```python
def beam_step(logits, score_in, score_out, ids_out, parents_out, row_map_out, n, b, v,
              first_step, zero_scores, diverse, gamma):
  lg = math.log(gamma) if diverse else 0.0
  _lib.call("mvb_beam_step", _p(logits), _p(score_in), _p(score_out), _p(ids_out),
            _p(parents_out), _p(row_map_out), n, b, v, int(first_step), int(zero_scores),
            int(diverse), float(lg), _stream())


def beam_gather_h(h32, row_map, xh_next, h, w, ns):
  assert planes_of(xh_next) == PLANES_F16F8, "beam_gather_h writes the f16f8 operand format only"
  assert xh_next.shape[1] == halo_rows(ns, h, w) and row_map.dtype == torch.int32 and row_map.numel() == ns
  _lib.call("mvb_beam_gather_h_f16f8", _p(h32), _p(row_map), _p(xh_next), xh_next.stride(0), xh_next.shape[2], ns,
            h, w, _stream())


def beam_backtrace(step_ids, step_parents, step_logits, out_ids, out_logits):
  tp, n, b = step_ids.shape
  v = step_logits.shape[-1]
  _lib.call("mvb_beam_backtrace", _p(step_ids), _p(step_parents), _p(step_logits), _p(out_ids),
            _p(out_logits), n, b, tp, v, _stream())


def cell_fwd_train(xh, packed, c_in, c_out, h32_out, xh_next, gates_out, h, w, ns, forget_bias=1.0):
  hp = _hp_out(xh, packed, xh_next)
  _lib.call("mvb_convlstm_cell_fwd_train", _p(xh), _p(packed.w), _p(packed.bias), _p(c_in), _p(c_out), _p(h32_out),
            *hp, _p(gates_out), ns, h, w, packed.cpad, packed.planes, float(forget_bias), _stream())


def pack_dgrad(packed, kernel):
  if getattr(packed, "wd", None) is None:
    packed.wd = torch.empty((packed.planes, packed.cpad, 9 * 4 * HIDDEN), dtype=torch.bfloat16,
                            device=kernel.device)
  _lib.call("mvb_pack_cell_weights_dgrad", _p(kernel.detach().float().contiguous()), _p(packed.wd),
            packed.cx, packed.planes, _stream())
  return packed.wd


def lstm_gates_bwd(gates, c_prev, c_new, dh, dc_in, dg_planes, dc_prev, dbias_packed, h, w, ns):
  _lib.call("mvb_lstm_gates_bwd", _p(gates), _p(c_prev), _p(c_new), _p(dh), _p(dc_in),
            _p(dg_planes), dg_planes.stride(0), _p(dc_prev), _p(dbias_packed), ns, h, w,
            dg_planes.shape[0], _stream())


def cell_dgrad(dg_planes, wd, dxh, h, w, ns, need_dx=True):
  _lib.call("mvb_cell_dgrad", _p(dg_planes), _p(wd), _p(dxh), ns, h, w, dxh.shape[1],
            dg_planes.shape[0], int(need_dx), _stream())


def cell_wgrad_direct(dg_planes, xh, dw_packed, h, w, ns):
  _lib.call("mvb_cell_wgrad_direct", _p(dg_planes), _p(xh), _p(dw_packed), ns, h, w, xh.shape[2],
            xh.shape[0], _stream())


def wgrad_slabs(cpad):
  return int(_lib.load().mvb_cell_wgrad_slabs(cpad))


def unpack_cell_wgrad(dw_packed, dbias_packed, dkernel, dbiases, cx, comp=False, accumulate=False):
  slabs = dw_packed.shape[0] if dw_packed.dim() == 3 else 1
  _lib.call("mvb_unpack_cell_wgrad", _p(dw_packed), _p(dbias_packed), _p(dkernel), _p(dbiases), cx,
            int(comp), int(accumulate), slabs, _stream())


def loss_fwd_bwd(logits, labels, dlogits, cls_weight, reg, target, dreg, reg_weight, loss_out):
  rows, v = (logits.numel() // logits.shape[-1], logits.shape[-1]) if logits is not None else (0, 0)
  nreg = reg.numel() if reg is not None else 0
  _lib.call("mvb_loss_fwd_bwd", _p(logits), _p(labels), _p(dlogits), rows, v, float(cls_weight),
            _p(reg), _p(target), _p(dreg), nreg, float(reg_weight), _p(loss_out), _stream())


def soft_ce_fwd_bwd(logits, labels, dlogits, cls_weight, loss_out):
  v = logits.shape[-1]
  assert labels.dtype == torch.float32 and labels.numel() == logits.numel()
  _lib.call("mvb_soft_ce_fwd_bwd", _p(logits), _p(labels), _p(dlogits), logits.numel() // v, v, float(cls_weight),
            _p(loss_out), _stream())


def fg_count(labels, v, count):
  soft = labels.dtype == torch.float32
  rows = labels.numel() // v if soft else labels.numel()
  _lib.call("mvb_fg_count", _p(labels) if soft else None, None if soft else _p(labels), rows, v, _p(count),
            _stream())


def masked_huber_fwd_bwd(reg, target, dreg, labels, count, reg_weight, loss_out):
  v = reg.shape[-2]
  soft = labels.dtype == torch.float32
  rows = reg.numel() // (2 * v)
  assert count.dtype == torch.float64 and (labels.numel() == rows * v if soft else labels.numel() == rows)
  _lib.call("mvb_masked_huber_fwd_bwd", _p(reg), _p(target), _p(dreg), _p(labels) if soft else None,
            None if soft else _p(labels), rows, v, _p(count), float(reg_weight), _p(loss_out), _stream())


def head_bwd(h32, dout, Wo, dWo, dh, accumulate_dh, h, w, ns):
  _lib.call("mvb_head_bwd", _p(h32), _p(dout), _p(Wo), Wo.shape[3], _p(dWo), _p(dh),
            int(accumulate_dh), ns, h, w, _stream())
# ... 93 lines not shown
```

Measured before the change: 370.8.

## Restrict beam decoder ConvLSTM to per-beam row bands around the one-hot cell

Adds a beam-band scheme to beam-search decoding. Rows outside a band around each beam's chosen grid cell, widened each step by the conv receptive radius, match a shared base trajectory fed a null id. A small single-block kernel builds the bands and a compacted M-tile list, and the cell kernel iterates only those tiles. A copy kernel then fills the rows outside the bands from a base ConvLSTM run over N samples instead of N*K. This trades full-grid GEMMs for band tiles plus an extra base cell step, a scan kernel and copies. Exactness relies on the band radius covering the receptive-field growth, and the path can be turned off with an environment variable.

```diff
diff --git a/include/multiverse_b200.h b/include/multiverse_b200.h
--- a/include/multiverse_b200.h
+++ b/include/multiverse_b200.h
@@ -31,7 +31,8 @@
                           int E, float* table_B, float* table_T2, void* stream);
 int mvb_convlstm_cell_fwd_onehot(const void* xh_planes, const void* w_planes, const float* table_B,
                                  const float* table_T2, const int32_t* ids, const float* c_in,
-                                 const int32_t* row_map, float* c_out, float* h32_out, void* hp_out,
+                                 const int32_t* row_map, const int32_t* tiles, const int32_t* tile_count,
+                                 float* c_out, float* h32_out, void* hp_out,
                                  int64_t hp_plane_stride, int cpad_out, int ch_off_out, int64_t NS, int H,
                                  int W, int cpad, int planes, float forget_bias, void* stream);
 int mvb_convlstm_cell_fwd_xdense(const void* xh_planes, const void* w_planes, const float* bias_packed,
@@ -166,6 +167,12 @@
 int mvb_beam_gather_h_f16f8(const float* h32, const int32_t* row_map, void* hp_out, int64_t hp_plane_stride,
                             int cpad_out, int64_t NS, int H, int W, void* stream);
 
+int mvb_beam_band(const int32_t* ids, const int32_t* parents, const int32_t* band_in, int32_t* band_out,
+                  int32_t* tiles, int64_t tiles_cap, int32_t* tile_count, int64_t NS, int K, int radius, int H, int W,
+                  void* stream);
+int mvb_beam_band_copy(const float* base_c, const float* base_h32, const int32_t* band, float* c, float* h32,
+                       int64_t NS, int K, int H, int W, void* stream);
+
 int mvb_traj_to_grid(const double* traj, const double* centers, double h_gap, double w_gap, int32_t* labels,
                      float* regress, int64_t NT, int H, int W, void* stream);
 
diff --git a/multiverse_b200/_lib.py b/multiverse_b200/_lib.py
--- a/multiverse_b200/_lib.py
+++ b/multiverse_b200/_lib.py
@@ -28,7 +28,7 @@
     "mvb_cell_xsparse_weights": [_vp, _i, _vp, _vp],
     "mvb_cell_xsparse_table": [_vp, _vp, _vp, _vp, _vp, _i64, _i, _i, _vp],
     "mvb_convlstm_cell_fwd_onehot_fanout": [_vp, _vp, _vp, _vp, _vp, _vp, _vp, _vp, _vp, _i64, _i, _i, _i, _i, _i, _f, _vp],
-    "mvb_convlstm_cell_fwd_onehot": [_vp, _vp, _vp, _vp, _vp, _vp, _vp, _vp, _vp, _vp, _i64, _i, _i, _i64,
+    "mvb_convlstm_cell_fwd_onehot": [_vp, _vp, _vp, _vp, _vp, _vp, _vp, _vp, _vp, _vp, _vp, _vp, _i64, _i, _i, _i64,
                                      _i, _i, _i, _i, _f, _vp],
     "mvb_convlstm_cell_fwd_train": [_vp, _vp, _vp, _vp, _vp, _vp, _vp, _i64, _i, _i, _vp, _i64, _i, _i,
                                     _i, _i, _f, _vp],
@@ -74,6 +74,8 @@
     "mvb_beam_nll": [_vp, _vp, _vp, _vp, _vp, _vp, _i64, _i, _i, _i, _i, _i, _vp],
     "mvb_beam_backtrace": [_vp, _vp, _vp, _vp, _vp, _i64, _i, _i, _i, _vp],
     "mvb_beam_gather_h_f16f8": [_vp, _vp, _vp, _i64, _i, _i64, _i, _i, _vp],
+    "mvb_beam_band": [_vp, _vp, _vp, _vp, _vp, _i64, _vp, _i64, _i, _i, _i, _i, _vp],
+    "mvb_beam_band_copy": [_vp, _vp, _vp, _vp, _vp, _i64, _i, _i, _i, _vp],
 }
 _RESTYPES = {"mvb_last_error": C.c_char_p, "mvb_launch_count": C.c_longlong, "mvb_cell_variants_seen": C.c_longlong,
              "mvb_reset_launch_count": None}
diff --git a/multiverse_b200/csrc/mvb_api.cu b/multiverse_b200/csrc/mvb_api.cu
--- a/multiverse_b200/csrc/mvb_api.cu
+++ b/multiverse_b200/csrc/mvb_api.cu
@@ -119,7 +119,7 @@
 extern "C" {
 
 const char* mvb_last_error(void) { return get_error(); }
-int mvb_abi_version(void) { return 14; }
+int mvb_abi_version(void) { return 15; }
 int mvb_cell_last_variant(void) { return cell_last_variant(); }
 long long mvb_cell_variants_seen(int reset) { return (long long)cell_variants_seen(reset); }
 long long mvb_launch_count(void) { return g_launches; }
@@ -149,14 +149,15 @@
 }
 int mvb_convlstm_cell_fwd_onehot(const void* xh_planes, const void* w_planes, const float* table_B,
                                  const float* table_T2, const int32_t* ids, const float* c_in,
-                                 const int32_t* row_map, float* c_out, float* h32_out, void* hp_out,
+                                 const int32_t* row_map, const int32_t* tiles, const int32_t* tile_count,
+                                 float* c_out, float* h32_out, void* hp_out,
                                  int64_t hp_plane_stride, int cpad_out, int ch_off_out, int64_t NS, int H,
                                  int W, int cpad, int planes, float forget_bias, void* stream) {
   CellStep s{};
   s.xh = xh_planes; s.w = w_planes; s.xf_B = table_B; s.xf_T2 = table_T2; s.xf_ids = ids; s.c_in = c_in;
   s.row_map = row_map; s.c_out = c_out; s.h32_out = h32_out; s.hp_out = hp_out; s.hp_plane_stride = hp_plane_stride;
   s.cpad_out = cpad_out; s.ch_off_out = ch_off_out; s.NS = NS; s.H = H; s.W = W; s.cpad = cpad; s.planes = planes;
-  s.forget_bias = forget_bias;
+  s.forget_bias = forget_bias; s.tiles = tiles; s.tile_count = tile_count;
   return cell_fwd(s, S(stream));
 }
 int mvb_convlstm_cell_fwd_xdense(const void* xh_planes, const void* w_planes, const float* bias_packed,
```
———
**DESCRIPTION OF THE TASK:** Which lines of the listing above hold the word "dlogits"? Copy each of them.

**EXERCISE OUTPUT:**
def loss_fwd_bwd(logits, labels, dlogits, cls_weight, reg, target, dreg, reg_weight, loss_out):
  _lib.call("mvb_loss_fwd_bwd", _p(logits), _p(labels), _p(dlogits), rows, v, float(cls_weight),
def soft_ce_fwd_bwd(logits, labels, dlogits, cls_weight, loss_out):
  _lib.call("mvb_soft_ce_fwd_bwd", _p(logits), _p(labels), _p(dlogits), logits.numel() // v, v, float(cls_weight),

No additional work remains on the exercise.